** Opening MATERIALS PROVIDED block **
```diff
+#pragma unroll
+      for (int b = 0; b < kPodBatch; b++) {
+        const int q = q0 + b * kThreads;
+        li[b] = -1;
+        p0[b] = len[b] = 0;
+        if (q < total) {
+          li[b] = list[q];
+          p0[b] = __ldg(pod_off + base + li[b]);
+          len[b] = __ldg(pod_off + base + li[b] + 1) - p0[b];
+        }
+      }
+      unsigned r[kPodBatch];
+      {
+        uint4 x[kPodBatch][2];
+#pragma unroll
+        for (int b = 0; b < kPodBatch; b++) {
+          const long long c0 = (2LL * p0[b]) & ~31LL;
+          const long long end = (2LL * (p0[b] + len[b]) + 15) & ~15LL;
+          const bool walk = li[b] >= 0 && len[b] > 0 && end <= total_bytes && !(VALIDATION && res[li[b]] == 0xC0u);
+          const uint4* src = reinterpret_cast<const uint4*>(bytes + c0);
+          x[b][0] = walk ? __ldcs(src) : make_uint4(0u, 0u, 0u, 0u);
+          x[b][1] = walk && end - c0 > 16 ? __ldcs(src + 1) : make_uint4(0u, 0u, 0u, 0u);
+        }
+#pragma unroll
+        for (int b = 0; b < kPodBatch; b++) {
+          uint32_t sel;
+          unsigned sat;
+          pod_state_masks(li[b] >= 0 ? res[li[b]] : 0u, &sel, &sat);
+          const int rel = -(p0[b] & 15);
+          r[b] = pod_chunk_or(x[b][0], rel, len[b], sel, lut) | pod_chunk_or(x[b][1], rel + 8, len[b], sel, lut);
+        }
+      }
+#pragma unroll 1
+      for (int b = 0; b < kPodBatch; b++) {
+        const int l = pod_batch_pick(li, b);
+        if (l < 0) break;
+        const long long i = base + l;
+        const int p = pod_batch_pick(p0, b), n_l = pod_batch_pick(len, b);
+        const unsigned tag = res[l];
+        if (VALIDATION && tag == 0xC0u) {
+          const uint32_t v = validation_summary(pod_flags, bytes, total_bytes, p, p + n_l, __ldg(flags + i), validation == kValWalk);
+          if (((v >> UST_VALSUM_OUTCOME_SHIFT) & 7u) == UST_VAL_ERROR) atomicMax(errinv, ~UST_KEY(10, (unsigned long long)i + 1ull));
+          res[l] = (uint8_t)v;
+          continue;
+        }
+        uint32_t sel;
+        unsigned sat;
+        pod_state_masks(tag, &sel, &sat);
+        unsigned rr = pod_batch_pick(r, b);
+        const long long c0 = (2LL * p) & ~31LL;
+        const int nchunks = n_l > 0 ? (int)((((2LL * (p + n_l) + 15) & ~15LL) - c0) >> 4) : 0;
+        const bool safe = c0 + 16LL * nchunks <= total_bytes;
+        if (safe) {
+          if ((rr & sat) != sat) {
+            const uint4* src = reinterpret_cast<const uint4*>(bytes + c0);
+            int rel = 16 - (p & 15);
+            for (int cb = 2; cb < nchunks; cb += kPodChunks) {
+              uint4 x[kPodChunks];
+#pragma unroll
+              for (int u = 0; u < kPodChunks; u++) x[u] = cb + u < nchunks ? __ldcs(src + cb + u) : make_uint4(0u, 0u, 0u, 0u);
+#pragma unroll
+              for (int u = 0; u < kPodChunks; u++) {
+                if (cb + u < nchunks && (rr & sat) != sat) rr |= pod_chunk_or(x[u], rel, n_l, sel, lut);
+                rel += 8;
               }
             }
-            rel += 8;
+          }
+        } else {
+          for (int k = p; k < p + n_l; k++) {
+            const uint32_t f = __ldg(pod_flags + k);
+            if (f & sel) rr |= lut[f & 255u];
           }
         }
-      } else {
-        for (int p = p0; p < p1; p++) {
-          const uint32_t f = __ldg(pod_flags + p);
-          if (f & sel) r |= lut[f & 255u];
-        }
-      }
-      unsigned ps;
-      if (s == UST_STATE_WAIT_FOR_JOBS_REQUIRED) ps = 0x10u | (r & UST_PODSUM_WAIT_RUNNING);
-      else if (s == UST_STATE_POD_DELETION_REQUIRED) ps = r & (UST_PODSUM_TO_DELETE | UST_PODSUM_CANNOT_DELETE);
-      else ps = r & UST_PODSUM_DRAIN_ERROR;
-      res[li] = (uint8_t)ps;
+        res[l] = (uint8_t)((tag == 0x10u ? 0x10u : 0u) | (rr & sat));
+      }
     }
     __syncthreads();
     if (i0 + 16 <= n) {
@@ -1492,10 +1546,9 @@
 }
 int ust_launch_pod_summary(long long n, int active, const uint8_t* hot, const int32_t* pod_off, const uint16_t* pod_flags,
                            long long n_pods, const uint8_t* podlut, uint8_t* podsum, const uint32_t* flags, int validation,
-                           unsigned long long* errinv, int grid, void* stream) {
+                           unsigned long long* errinv, void* stream) {
   if (n <= 0) return 0;
-  const long long blocks = (n + kPodBlock - 1) / kPodBlock;
-  if (grid > blocks) grid = (int)blocks;
+  const int grid = (int)((n + kPodBlock - 1) / kPodBlock);
   if (validation)
     ust_pod_summary_kernel<true><<<grid, kThreads, 0, (cudaStream_t)stream>>>(n, active, hot, pod_off, pod_flags, n_pods, podlut,
                                                                             podsum, flags, validation, errinv);
```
** Closing MATERIALS PROVIDED block **
WORK INSTRUCTIONS – Looking at the records, report the number of lines that hold the string "safe", with no other text.

TASK RESULT – 2